Tschechiens Ministerpräsident Babiš treibt die Erosion des demokratischen Systems gezielt voran. Aber anders als seine ungarischen und polnischen Amtskollegen steht er für die Radikalisierung des politischen Liberalismus. Die klassische Trennung in ein linkes und rechtes Lager hält er für überholt. Politik ist für ihn ein Mittel zur Problemlösung. Dementsprechend richtet Babiš seine Politik nach marketingstrategischen Gesichtspunkten aus. Seine Holding Agrofert umfasst nicht nur Unternehmen aus dem Agrar- und Chemiesektor, sondern auch große tschechische Medienportale. Um seine Beliebtheitswerte zu steigern, betreibt er gezielte anti-islamische Hetze oder wettert gegen Staat und System. Der Verdacht auf Steuerbetrug und Beeinflussung von Medien trug sogar zur Steigerung seiner Popularität bei, da er sein Image als vermeintlicher Außenseiter pflegen konnte. Im Gegensatz zu Polen und Ungarn sieht die Babiš-Regierung die Folgen der neoliberalen Transformation in Tschechien nicht als Problem. Die soziale Ungleichheit im Land bleibt so ein Randthema. Maßnahmen zur Erhöhung der Renten oder des Mindestlohns sind keine Wahlversprechen.

Der »Babiš-Faktor« begünstigt die fortschreitende Personalisierung der Politik. Im öffentlichen Diskurs spielen Parteien und deren Inhalte eine immer geringere Rolle. Stattdessen dominieren »starke Männer« wie Präsident Miloš Zeman, der Unternehmer und Rechtspopulist Tomio Okamura (SPD) oder eben Babiš den Diskurs.
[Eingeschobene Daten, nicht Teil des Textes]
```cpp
void sdm_launch_desc_store(const HogLevelDev& lv, const float* cells, const int* cut, int N, int L, float* feat, long long ldf, hipStream_t stream)
{
    if (N <= 0) return;
    const int hb = lv.fixed_h == 0 ? 1 : 0;
#define DS(O, V) launch_desc<O, V, false, 64>(cells, cut, N, L, feat, ldf, hb, nullptr, 0, nullptr, nullptr, 0, nullptr, stream)
    if (lv.O == 4) { if (lv.variant == 1) DS(4, 1); else DS(4, 0); }
    else { if (lv.variant == 1) DS(9, 1); else DS(9, 0); }
#undef DS
}

size_t sdm_desc_planes_bytes(const HogLevelDev& lv, int L, int M)
{
    const int KSTEPS = desc_kp(desc_pk(lv.C * lv.C, desc_dim(lv.O, lv.variant))) / 32, NT = (M + 15) / 16;
    return ((size_t)L * KSTEPS + 1) * NT * 2 * 64 * 16;
}

void sdm_launch_desc_planes(const HogLevelDev& lv, const float* Rt, long long ldr, int L, int M, const unsigned* rmax, void* planes, hipStream_t stream)
{
    const int D = desc_dim(lv.O, lv.variant), DP = desc_dp(D);
    const int KSTEPS = desc_kp(desc_pk(lv.C * lv.C, D)) / 32, NT = (M + 15) / 16;
    const long long total = (long long)L * KSTEPS * NT * 64;
    hipLaunchKernelGGL(desc_planes_kernel, dim3((unsigned)((total + 255) / 256)), dim3(256), 0, stream, Rt, ldr, L, lv.P, lv.C, D, DP, KSTEPS, NT, rmax, (f16x8*)planes);
    hipError_t e = hipMemsetAsync((unsigned char*)planes + (size_t)L * KSTEPS * NT * 2 * 64 * 16, 0, (size_t)NT * 2 * 64 * 16, stream); (void)e;
}

void sdm_launch_desc_apply(const HogLevelDev& lv, const float* cells, const int* cut, int N, int L, int M, const void* planes,
                           const unsigned* rmax, const float* Rt, long long ldr, float* partial, hipStream_t stream)
{
    if (N <= 0) return;
    const int hb = lv.fixed_h == 0 ? 1 : 0, NT = (M + 15) / 16;
#define DA(O, V, FB) do { \
        if (NT <= desc_nw(desc_pk(25, desc_dim(O, V)), DS_WAVES)) launch_desc<O, V, true, FB, DS_WAVES, true>(cells, cut, N, L, nullptr, 0, hb, planes, NT, rmax, Rt, ldr, partial, stream); \
        else launch_desc<O, V, true, FB>(cells, cut, N, L, nullptr, 0, hb, planes, NT, rmax, Rt, ldr, partial, stream); \
    } while (0)
    if (lv.O == 4) { if (lv.variant == 1) DA(4, 1, 32); else DA(4, 0, 32); }
    else { if (lv.variant == 1) DA(9, 1, 16); else DA(9, 0, 16); }
#undef DA
}
```

### superviseddescent_amd/csrc/sdm_ied.h

```cpp
#pragma once
#include "sdm_kernels.h"

__device__ inline double device_ied_rows(const float* __restrict__ xr, int L, const EyeIdxDev& e)
{
    float rx = 0.0f, ry = 0.0f, lx = 0.0f, ly = 0.0f;
    float vrx[SDM_MAX_EYE], vry[SDM_MAX_EYE], vlx[SDM_MAX_EYE], vly[SDM_MAX_EYE];
#pragma unroll
    for (int i = 0; i < SDM_MAX_EYE; ++i) {
        const int ir = e.re[i < e.nre ? i : 0], il = e.le[i < e.nle ? i : 0];
        vrx[i] = xr[ir]; vry[i] = xr[ir + L]; vlx[i] = xr[il]; vly[i] = xr[il + L];
    }
#pragma unroll
    for (int i = 0; i < SDM_MAX_EYE; ++i) {
        if (i < e.nre) { rx += vrx[i]; ry += vry[i]; }
        if (i < e.nle) { lx += vlx[i]; ly += vly[i]; }
    }
    rx /= (float)e.nre; ry /= (float)e.nre;
    lx /= (float)e.nle; ly /= (float)e.nle;
    float dxf = rx - lx, dyf = ry - ly;
    double dx = dxf, dy = dyf;
    return sqrt(dx * dx + dy * dy);
}
```

### superviseddescent_amd/csrc/sdm_kernels.h

```cpp
#pragma once
#include <hip/hip_runtime.h>
#include <cstdio>
#include <stdint.h>
#include "sdm_align_tensor_device.h"

#define SDM_SCALE_TAB 128
#define SDM_MAX_ORIENT 16
#define SDM_MAX_EYE 4

struct HogLevelDev {
    int variant;
    int C;
    int cell;
    int O;
    int S;
    int D;
    int P;
    float rel;
    int fixed_h;
    float ox[SDM_MAX_ORIENT];
    float oy[SDM_MAX_ORIENT];
    int n_sector;
    float sector_t[SDM_MAX_ORIENT / 2];
    alignas(16) float row_tab[64][4];
// ... 62 lines not shown
template <int CELL, int C>
struct HogRowConstTable {
    HogRowConst r[C * CELL] = {};
    constexpr HogRowConstTable() { for (int d = 0; d < C * CELL; ++d) r[d] = packed_row_const(d, CELL, C); }
};
const HogRowConst* sdm_hog_compiled_row_consts(int cell, int C);
#ifdef __cplusplus
#include <vector>
struct HogPlanHost {
    int G = 0, P = 0, n_main = 0, Gt = 0, Pt = 0, hist_slots = 2;
    std::vector<unsigned> lane_tab;
    std::vector<float> wb;
    std::vector<unsigned short> wb16;
    std::vector<int> pass_info;
    std::vector<int> cut;
};
bool sdm_hog_plan_build(const HogLevelDev& lv, int L, HogPlanHost& out);
#endif
void sdm_launch_hog_packed(const ImageSetDev& imgs, const int* img_idx, const float* x, int N, int L,
                           const EyeIdxDev& eyes, const HogLevelDev& lv, const HogPlanDev& plan, float* feat, long long ldf,
                           int* idx_out, int* status, hipStream_t stream);

void sdm_launch_hog_cells(const ImageSetDev& imgs, const int* img_idx, const float* x, int N, int L,
                          const EyeIdxDev& eyes, const HogLevelDev& lv, const HogPlanDev& plan, float* cells,
                          int* idx_out, int* status, hipStream_t stream);
bool sdm_hog_cells_row_carry(const HogLevelDev& lv, const HogPlanDev& plan);
bool sdm_hog_cells_pair_carry(const HogLevelDev& lv, const HogPlanDev& plan);

bool sdm_desc_supported(const HogLevelDev& lv);
size_t sdm_cells_floats(const HogLevelDev& lv, int N, int L);
void sdm_launch_desc_store(const HogLevelDev& lv, const float* cells, const int* cut, int N, int L, float* feat, long long ldf, hipStream_t stream);
size_t sdm_desc_planes_bytes(const HogLevelDev& lv, int L, int M);
void sdm_launch_desc_planes(const HogLevelDev& lv, const float* Rt, long long ldr, int L, int M, const unsigned* rmax, void* planes, hipStream_t stream);
void sdm_launch_desc_apply(const HogLevelDev& lv, const float* cells, const int* cut, int N, int L, int M, const void* planes,
                           const unsigned* rmax, const float* Rt, long long ldr, float* partial, hipStream_t stream);
void sdm_launch_apply_reduce(const float* partial, int splits, int N, int M, const float* x_in, float* x_out, int L,
                             const EyeIdxDev& eyes, hipStream_t stream);

size_t sdm_colpiv_qr_work_floats(int F);
bool sdm_colpiv_qr_supported(int F);
void sdm_launch_colpiv_qr_solve(float* G, long long ldg, int F, int rhs0, int nrhs, float* R_out, long long ldr, int r_rows,
                                float* work, int** rank_dev_out, hipStream_t stream);

void sdm_launch_hog_fast_profile(const ImageSetDev& imgs, const int* img_idx, const float* x, int N, int L,
                                 const EyeIdxDev& eyes, const HogLevelDev& lv, float* feat, long long ldf,
                                 int* status, unsigned long long* prof_dev, hipStream_t stream);

void sdm_launch_hog_debug(const ImageSetDev& imgs, const int* img_idx, const float* x, int N, int L,
                          const EyeIdxDev& eyes, const HogLevelDev& lv, int sample, int landmark,
                          uint8_t* rsz_out, uint8_t* bins_out, float* hist_out, float* desc_out,
                          int* status, hipStream_t stream);

void sdm_launch_gradient_table(const HogLevelDev& lv, float* g_out, int* bin_out, hipStream_t stream);

int sdm_apply_splits(int N, int F, int M);
void sdm_launch_apply(const float* feat, long long ldf, int N, int F, const float* Rt, long long ldr,
                      int M, const float* x_in, float* x_out, int L, const EyeIdxDev& eyes,
                      float* partial, int splits, hipStream_t stream, const void* planes = nullptr, const unsigned* rmax = nullptr);
size_t sdm_apply_planes_bytes(long long ldr, int M);
void sdm_launch_apply_planes(const float* Rt, long long ldr, int M, void* planes, unsigned* rmax, hipStream_t stream);

void sdm_launch_pack_regressor(const float* Rsol, int F, int M, int Mp, float* Rt, long long ldf, float* Rc, hipStream_t stream);
void sdm_launch_subtract_templates(float* feat, long long ldf, const float* tmpl, int N, int F, hipStream_t stream);

void sdm_launch_bgr2gray(const uint8_t* bgr, uint8_t* gray, long long n_pixels, int shift, hipStream_t stream);

struct FrameConvDev {
    const uint8_t* src;
// ... 185 lines not shown
```

### superviseddescent_amd/engine.py

```python
from __future__ import annotations

import ctypes
import os
from dataclasses import dataclass
from typing import Callable, List, Optional, Sequence

import numpy as np

from . import _lib, ibug
from ._lib import SdmError, SdmHogParam, check


@dataclass
class HoGParam:

    vlhog_variant: int
    num_cells: int
    cell_size: int
    num_bins: int
    relative_patch_size: float

    @property
    def dim(self) -> int:
        return 3 * self.num_bins + 4 if self.vlhog_variant == 1 else 4 * self.num_bins

    @property
    def patch_dim(self) -> int:
        return self.num_cells * self.num_cells * self.dim


def _device_frames(images) -> bool:
    if getattr(images, "is_cuda", False):
        return True
    if isinstance(images, (list, tuple)) and len(images):
        return bool(getattr(images[0], "is_cuda", False)) or isinstance(images[0], tuple)
    return False


def _fp(a: np.ndarray):
    return a.ctypes.data_as(ctypes.POINTER(ctypes.c_float))


def _ip(a: np.ndarray):
    return a.ctypes.data_as(ctypes.POINTER(ctypes.c_int))


_DEV_OPTIONS = ("hog_no_pack", "hog_two_load", "hog_split_store", "detect_unfused", "detect_fuse_wide", "apply_f32", "gram_f32", "gram_bf16x3", "update_f32",
                "gram_xblocks", "solve_upd_min_tiles", "solve_fine_head", "solve_bs_cap", "solve_shard_emulate")


class Context:

    def __init__(self, device: int = 0, stream: Optional[int] = None):
        self._lib = _lib.lib()
        self._h = self._lib.sdm_create(int(device))
        if not self._h:
            raise SdmError(_lib.SDM_ERR_NO_DEVICE, self._lib.sdm_last_error().decode())
        self.device = device
        self._keep = []
        for key, val in os.environ.items():
            if key.startswith("SDM_") and key[4:].lower() in _DEV_OPTIONS:
                self.set_option(key[4:].lower(), int(val))
        if stream is not None:
            check(self._lib.sdm_set_stream(self._h, ctypes.c_void_p(stream)))
        self.L = 0
        self.n_levels = 0
        self.align_channels = 1
        self._resident = {}

    def set_option(self, name: str, value: int):
        check(self._lib.sdm_debug_set_option(self._h, name.encode(), int(value)))

    def close(self):
        if getattr(self, "_h", None):
            self._lib.sdm_destroy(self._h)
            self._h = None

    def __del__(self):
        try:
            self.close()
# ... 1797 lines not shown
```

Measured before the change: 4.424 million faces/s.

## Fuse apply-reduce update into descriptor apply kernel via last-block tickets

The fused descriptor-apply kernel now does the shape update itself. Each block publishes its per-landmark partials, then increments a per-tile atomic ticket. The last block to arrive for a tile sums the partials across landmarks and writes the updated shapes. This removes the separate apply_reduce launch and its partial reread latency per cascade level. The cost is release/acquire fences, atomic stores and loads, and a tail of serial reduction work in one block per tile. A ticket buffer must stay zeroed between launches.

```diff
diff --git a/superviseddescent_amd/csrc/sdm_apply.hip b/superviseddescent_amd/csrc/sdm_apply.hip
--- a/superviseddescent_amd/csrc/sdm_apply.hip
+++ b/superviseddescent_amd/csrc/sdm_apply.hip
@@ -321,11 +321,7 @@
     const int row = (int)(t / M), col = (int)(t - (long long)row * M);
     const float* xr = x_in + (long long)row * M;
     const float xc = xr[col];
-    float scale = 1.0f;
-    if (eyes.nre > 0) {
-        const float n = (float)(1.0 / device_ied_rows(xr, L, eyes));
-        scale = 1.0f / n;
-    }
+    const float scale = device_update_scale(xr, L, eyes);
     float u = 0.0f;
     const float* pp = partial + (long long)row * Mp + col;
     const long long sstride = (long long)N * Mp;
@@ -337,7 +333,7 @@
 #pragma unroll
         for (int j = 0; j < RB; ++j) u = s0 + j < splits ? u + v[j] : u;
     }
-    x_out[t] = xc - u * scale;
+    x_out[t] = device_update(xc, u, scale);
 }
 
 __global__ void targets_kernel(const float* __restrict__ x, const float* __restrict__ xstar, int N, int L,
diff --git a/superviseddescent_amd/csrc/sdm_capi_context.hip b/superviseddescent_amd/csrc/sdm_capi_context.hip
--- a/superviseddescent_amd/csrc/sdm_capi_context.hip
+++ b/superviseddescent_amd/csrc/sdm_capi_context.hip
@@ -63,7 +63,7 @@
     c->img_owned.release(); c->img_off.release(); c->img_w.release(); c->img_h.release();
     c->img_stride.release(); c->img_idx.release(); c->x[0].release(); c->x[1].release();
     c->xstar.release(); c->tmpl.release(); c->feat.release(); c->patch_idx.release(); c->status.release();
-    c->partial.release(); c->shard_stage.release(); c->G.release(); c->gpack.release(); c->fro.release(); c->Rsol.release(); c->winv.release(); c->gram_planes.release(); c->gram_flag.release(); c->upd_planes.release(); c->upd_maxdiag.release(); c->lambda_dev.release();
+    c->partial.release(); c->tickets.release(); c->shard_stage.release(); c->G.release(); c->gpack.release(); c->fro.release(); c->Rsol.release(); c->winv.release(); c->gram_planes.release(); c->gram_flag.release(); c->upd_planes.release(); c->upd_maxdiag.release(); c->lambda_dev.release();
     for (auto& r : c->Rp) r.release();
     for (auto& r : c->Rd) r.release();
     c->cells.release(); c->qr_work.release();
diff --git a/superviseddescent_amd/csrc/sdm_capi_debug.hip b/superviseddescent_amd/csrc/sdm_capi_debug.hip
--- a/superviseddescent_amd/csrc/sdm_capi_debug.hip
+++ b/superviseddescent_amd/csrc/sdm_capi_debug.hip
@@ -228,6 +228,7 @@
     else if (n == "hog_split_store") c->split_store = value != 0;
     else if (n == "detect_unfused") c->fuse_apply = value == 0;
     else if (n == "detect_fuse_wide") c->env_fuse_wide = value != 0;
+    else if (n == "detect_separate_update") c->separate_update = value != 0;
     else if (n == "apply_f32") c->env_apply_f32 = value != 0;
     else if (n == "gram_f32") c->env_gram_f32 = value != 0;
     else if (n == "gram_bf16x3") c->env_gram_bf16 = value != 0;
diff --git a/superviseddescent_amd/csrc/sdm_capi_detect.hip b/superviseddescent_amd/csrc/sdm_capi_detect.hip
--- a/superviseddescent_amd/csrc/sdm_capi_detect.hip
+++ b/superviseddescent_amd/csrc/sdm_capi_detect.hip
@@ -213,6 +213,8 @@
     for (size_t q = 0; q < c->levels.size(); ++q) { const size_t n = sdm_cells_floats(c->levels[q], c->N, c->L); if (n > cells_max) cells_max = n; }
     if ((rc = c->cells.ensure(cells_max)) || (rc = c->partial.ensure((size_t)c->L * c->N * Mp))) return rc;
     const HogLevelDev& lv = c->levels[l];
+    const bool in_launch = !c->separate_update && sdm_desc_apply_updates(lv, c->M);
+    if (in_launch && (rc = c->tickets.ensure(sdm_desc_tickets(c->N), true, c->stream))) return rc;
     {
         Timer t(c, SDM_T_HOG);
         sdm_launch_hog_cells(image_set(c), sample_index(c), c->x[c->cur].p, c->N, c->L, c->eyes, lv,
@@ -220,9 +222,10 @@
     }
     {
         Timer t(c, SDM_T_APPLY);
-        sdm_launch_desc_apply(lv, c->cells.p, c->plans[l].cut.p, c->N, c->L, c->M, c->Rd[l].p, c->Rmax.p + (size_t)l * Mp,
-                              c->Rt[l].p, c->ldf, c->partial.p, c->stream);
-        sdm_launch_apply_reduce(c->partial.p, c->L, c->N, c->M, c->x[c->cur].p, c->x[c->cur ^ 1].p, c->L, c->eyes, c->stream);
+        const bool updated = sdm_launch_desc_apply(lv, c->cells.p, c->plans[l].cut.p, c->N, c->L, c->M, c->Rd[l].p, c->Rmax.p + (size_t)l * Mp,
+                                                   c->Rt[l].p, c->ldf, c->partial.p, c->stream, c->x[c->cur].p, c->x[c->cur ^ 1].p, &c->eyes,
+                                                   in_launch ? c->tickets.p : nullptr);
+        if (!updated) sdm_launch_apply_reduce(c->partial.p, c->L, c->N, c->M, c->x[c->cur].p, c->x[c->cur ^ 1].p, c->L, c->eyes, c->stream);
     }
     HIP_TRY(hipGetLastError());
     c->cur ^= 1;
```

Dem entspricht die Tendenz, in Kommunalwahlen verstärkt unabhängige Kandidaten zu wählen. Im Jahr 2009 waren 49 Prozent der gewählten Vertreter Unabhängige oder lokale Wahlbündnisse, 2014 sogar knapp 53 Prozent. Die allgemeine Wahlbeteiligung liegt bei Kommunalwahlen deutlich unter 50 Prozent.
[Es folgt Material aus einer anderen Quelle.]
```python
def host() -> C.CDLL:
    lib = _load("libgm_host.so", "host")
    if not getattr(lib, "_gm_typed", False):
        abi = lib.gm_host_abi_version()
        if abi != HOST_ABI_VERSION:
            raise RuntimeError(f"libgm_host.so ABI {abi} != {HOST_ABI_VERSION} expected: stale "
                               f"build, run `make -C native`")
        lib.gm_cg1_apply.argtypes = [C.c_char_p, C.POINTER(DevRule), C.c_int]
        lib.gm_cg1_format_rule.argtypes = [C.POINTER(DevRule), C.c_char_p, C.c_int]
        lib.gm_bpf_dev_build.argtypes = [C.POINTER(DevRule), C.c_int, C.c_int, C.c_int,
                                         C.POINTER(C.c_uint64), C.c_int]
        lib.gm_bpf_dev_load.argtypes = [C.POINTER(C.c_uint64), C.c_int, C.c_char_p, C.c_char_p,
                                        C.c_int]
        lib.gm_bpf_dev_query.argtypes = [C.c_char_p, C.POINTER(C.c_uint32), C.c_uint32,
                                         C.POINTER(C.c_uint32), C.POINTER(C.c_uint32)]
        lib.gm_bpf_prog_name.argtypes = [C.c_uint32, C.c_char_p, C.c_int]
        lib.gm_bpf_dev_program.argtypes = [C.c_char_p, C.POINTER(C.c_uint64), C.c_uint32,
                                           C.POINTER(C.c_uint32), C.POINTER(C.c_uint32)]
        lib.gm_bpf_dev_program_at.argtypes = [C.c_char_p, C.c_uint32, C.c_int,
                                              C.POINTER(C.c_uint64),
                                              C.c_uint32, C.POINTER(C.c_uint32),
# ... 3 lines not shown
                                           C.POINTER(C.c_uint32), C.POINTER(C.c_uint32)]
        lib.gm_bpf_dev_restore.argtypes = [C.c_char_p, C.c_char_p]
        lib.gm_bpf_dev_build_set.argtypes = [C.c_int, C.POINTER(DevRule), C.c_int, C.c_int,
                                             C.c_int, C.POINTER(C.c_uint64), C.c_int]
        lib.gm_bpf_dev_probe_set.argtypes = []
        lib.gm_devnodes_bind_probe.argtypes = []
        lib.gm_bpf_dev_straight_line.argtypes = [C.c_int]
        lib.gm_bpf_dev_straight_line.restype = None
        lib.gm_bpf_dev_set_at.argtypes = [C.c_char_p, C.c_uint32, C.POINTER(C.c_uint32),
                                          C.c_uint32, C.POINTER(C.c_uint32),
                                          C.POINTER(C.c_uint32)]
        lib.gm_bpf_dev_last_timing.argtypes = [C.POINTER(BpfTiming)]
        lib.gm_bpf_dev_last_timing.restype = None
        lib.gm_devnodes_create.argtypes = [C.c_int, C.c_char_p, C.POINTER(DevNode), C.c_int,
                                           C.c_int, C.POINTER(C.c_int)]
        lib.gm_devnodes_remove.argtypes = lib.gm_devnodes_create.argtypes
        lib.gm_devnodes_guard.argtypes = [C.c_char_p]
        lib.gm_devnodes_stage.argtypes = [C.c_char_p, C.c_int]
        lib.gm_devnode_stat.argtypes = [C.c_int, C.c_char_p, C.c_char_p, C.c_int,
                                        C.POINTER(C.c_int), C.POINTER(C.c_uint32),
                                        C.POINTER(C.c_uint32), C.POINTER(C.c_uint32)]
        lib.gm_devnodes_present.argtypes = [C.c_int, C.c_char_p, C.POINTER(DevNode), C.c_int,
                                            C.c_int, C.POINTER(C.c_uint8)]
        lib.gm_proc_dev_users.argtypes = [C.c_uint32, C.c_uint32, C.POINTER(C.c_int32), C.c_int,
                                          C.POINTER(C.c_int)]
        lib.gm_proc_scan_devs.argtypes = [C.POINTER(C.c_int32), C.c_int, C.POINTER(C.c_uint32),
                                          C.c_int, C.POINTER(C.c_uint8), C.POINTER(C.c_int32)]
        lib.gm_proc_filter_dev_users.argtypes = [C.POINTER(C.c_int32), C.c_int, C.c_uint32,
                                                 C.c_uint32, C.POINTER(C.c_int32)]
        lib.gm_proc_read_pids.argtypes = [C.c_char_p, C.POINTER(C.c_int32), C.c_int,
                                          C.POINTER(C.c_int)]
        lib.gm_sd_get_device_allow.argtypes = [C.c_char_p, C.c_char_p, C.c_char_p, C.c_int,
                                               C.c_char_p, C.c_int]
        lib.gm_sd_set_device_allow.argtypes = [C.c_char_p, C.c_char_p, C.POINTER(C.c_char_p),
                                               C.POINTER(C.c_char_p), C.c_int, C.c_int,
                                               C.c_char_p, C.c_int]
        lib.gm_sd_unit_path.argtypes = [C.c_char_p, C.c_char_p, C.c_int]
        lib.gm_roctx_push.argtypes = [C.c_char_p]
        lib.gm_roctx_mark.argtypes = [C.c_char_p]
        lib.gm_roctx_start.argtypes = [C.c_char_p]
        lib.gm_roctx_start.restype = C.c_uint64
        lib.gm_roctx_stop.argtypes = [C.c_uint64]
        lib.gm_roctx_stop.restype = None
        lib.gm_now_ns.restype = C.c_uint64
        lib._gm_typed = True
    return lib
# ... 113 lines not shown
```

### gpumounter_amd/node/devnodes.py

```python
from __future__ import annotations

import ctypes as C
import errno
import os
from dataclasses import dataclass
from typing import List, Optional, Sequence, Tuple

from gpumounter_amd import _native
from gpumounter_amd.models.device import DeviceNode
from gpumounter_amd.utils import log


class DevNodeError(RuntimeError):
    def __init__(self, msg: str, results: Sequence[int] = ()):
        super().__init__(msg)
        self.results = list(results)


@dataclass(frozen=True)
class Target:

    pid: int = 0
    root: str = ""

# ... 6 lines not shown
class DevNodeWriter:

    def __init__(self, mode: str = "procroot", host_dev: str = "", userns: str = "auto",
                 stage_dir: str = "", proc_root: str = "/proc") -> None:
        self.mode = mode
        self.userns = userns
        self.stage_dir = stage_dir
        self.proc_root = proc_root
        self._staged = False
        self._own_userns = self._userns_id("self")
        self.flags = 0
        if mode == "setns":
            self.flags |= _native.GM_DEV_VIA_SETNS
        if mode == "emulate":
            self.flags |= _native.GM_DEV_EMULATE
        self.host_dev = host_dev
        rc = _native.host().gm_devnodes_guard(host_dev.encode() if host_dev else None)
        if rc < 0:
            _log.warning("host /dev guard off: cannot read %s (%s)", host_dev, os.strerror(-rc))
        self.guarded = max(rc, 0)

    @staticmethod
    def _array(nodes: Sequence[DeviceNode], owner: Tuple[int, int] = (-1, -1)):
        arr = (_native.DevNode * max(len(nodes), 1))()
        for i, n in enumerate(nodes):
            rel = n.path.lstrip("/").encode()
            if len(rel) >= 112:
                raise DevNodeError(f"path too long: {n.path}")
            arr[i].path = rel
            arr[i].major = n.major
            arr[i].minor = n.minor
            arr[i].mode = n.mode
            arr[i].uid, arr[i].gid = owner
        return arr

    def _mntns(self, pid) -> Optional[str]:
        try:
            return os.readlink(f"{self.proc_root}/{pid}/ns/mnt")
        except OSError:
            return None

    def root_pid(self, pids: Sequence[int]) -> int:
        if self.mode == "emulate":
            return pids[0] if pids else 0
        own = self._mntns("self")
        for pid in pids:
            ns = self._mntns(pid)
            if ns is not None and ns != own:
                return pid
        return 0

    def _userns_id(self, pid) -> Optional[Tuple[int, int]]:
        try:
            st = os.stat(f"{self.proc_root}/{pid}/ns/user")
        except OSError:
            return None
        return st.st_dev, st.st_ino
# ... 43 lines not shown
        if not self._bind(t):
            return self.flags, (-1, -1)
        self._ensure_stage()
        return self.flags | _native.GM_DEV_BIND, self._mapped_root(t)

    def _target_args(self, t: Target) -> Tuple[int, Optional[bytes]]:
        if t.root:
            return 0, t.root.encode()
        if t.pid <= 0:
            raise DevNodeError("container has no process to resolve its root from "
                               "(empty cgroup.procs)")
        return t.pid, None

    def create(self, t: Target, nodes: Sequence[DeviceNode]) -> List[int]:
        if not nodes:
            return []
        pid, root = self._target_args(t)
        flags, owner = self._call(t)
        res = (C.c_int * len(nodes))()
        fails = _native.host().gm_devnodes_create(pid, root, self._array(nodes, owner),
                                                  len(nodes), flags, res)
        results = [int(res[i]) for i in range(len(nodes))]
        if fails:
            bad = [(n.path, os.strerror(-r)) for n, r in zip(nodes, results) if r < 0]
            what = "bind mount" if flags & _native.GM_DEV_BIND else "mknod"
            raise DevNodeError(f"{what} failed: {bad}", results)
        return results

    def remove(self, t: Target, nodes: Sequence[DeviceNode]) -> List[int]:
        if not nodes:
            return []
        pid, root = self._target_args(t)
        flags, _ = self._call(t)
        res = (C.c_int * len(nodes))()
        fails = _native.host().gm_devnodes_remove(pid, root, self._array(nodes), len(nodes),
                                                  flags, res)
        results = [int(res[i]) for i in range(len(nodes))]
        if fails and not flags & _native.GM_DEV_BIND and \
                any(r == -errno.EBUSY for r in results) and self.mode != "emulate":
            busy = [i for i, r in enumerate(results) if r == -errno.EBUSY]
            self._ensure_stage()
            sub = [nodes[i] for i in busy]
            res2 = (C.c_int * len(sub))()
            _native.host().gm_devnodes_remove(pid, root, self._array(sub), len(sub),
                                              flags | _native.GM_DEV_BIND, res2)
            for k, i in enumerate(busy):
                results[i] = int(res2[k])
            fails = sum(1 for r in results if r < 0)
        if fails:
            if all(r in (-errno.ESRCH, -errno.ENOENT) for r in results if r < 0):
# ... 37 lines not shown
```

Ein wichtiger Grund für das Misstrauen der Bevölkerung gegenüber Parteien ist, dass drängende soziale Probleme kaum in den politischen Diskurs aufgenommen werden. »Die hohe Privatverschuldung, fehlende Sozialwohnungen und die einseitige ökonomische Ausrichtung Tschechiens auf Deutschland sind im Augenblick die drei zentralen Probleme der tschechischen Gesellschaft«, sagt Sušová-Salminen. Obwohl die Wirtschaft wächst - im letzten Jahr über vier Prozent - und die Staatsverschuldung im EU-Vergleich auf extrem niedrigem Niveau liegt (36 Prozent des BIP), profitiert ein großer Teil der Bevölkerung nicht von dieser Entwicklung. Wie in Deutschland lässt sich vielmehr eine Spaltung der Arbeiterschaft beobachten - auf der einen Seite die exportorientierte (Automobil-)Branche und auf der anderen Seite die Zulieferer, die deutlich niedrigere Löhne und schlechtere Arbeitsbedingungen bieten.

Die politische Linke kann von dieser Entwicklung nicht profitieren. Und ob es hilfreich war, als Juniorpartner in die ANO-Regierung einzutreten (ČSSD) und das Minderheitskabinett zu tolerieren (KSČM), darf angesichts der Wahlergebnisse vom Wochenende bezweifelt werden. Wie fast alle ehemaligen osteuropäischen Staaten zeichnet sich die tschechische Gesellschaft seit den 1990er Jahren durch einen ausgeprägten Antikommunismus aus. Forderungen nach Steuererhöhungen für Unternehmer oder Reiche gelten da schon als erster Schritt der Verstaatlichung. »Zumal die kommunistische Partei an einer traditionellen Rhetorik und Symbolik festhält, die auf viele jüngere Wähler abstoßend wirkt«, so konstatiert Sušová-Salminen. Dadurch fördert sie die Zersplitterung der Linken. Nur ein Prozent der Generation zwischen 18 und 34 Jahren wählte 2017 die KSČM, vier Prozent die Sozialdemokraten. Die Mehrheit wählt rechts.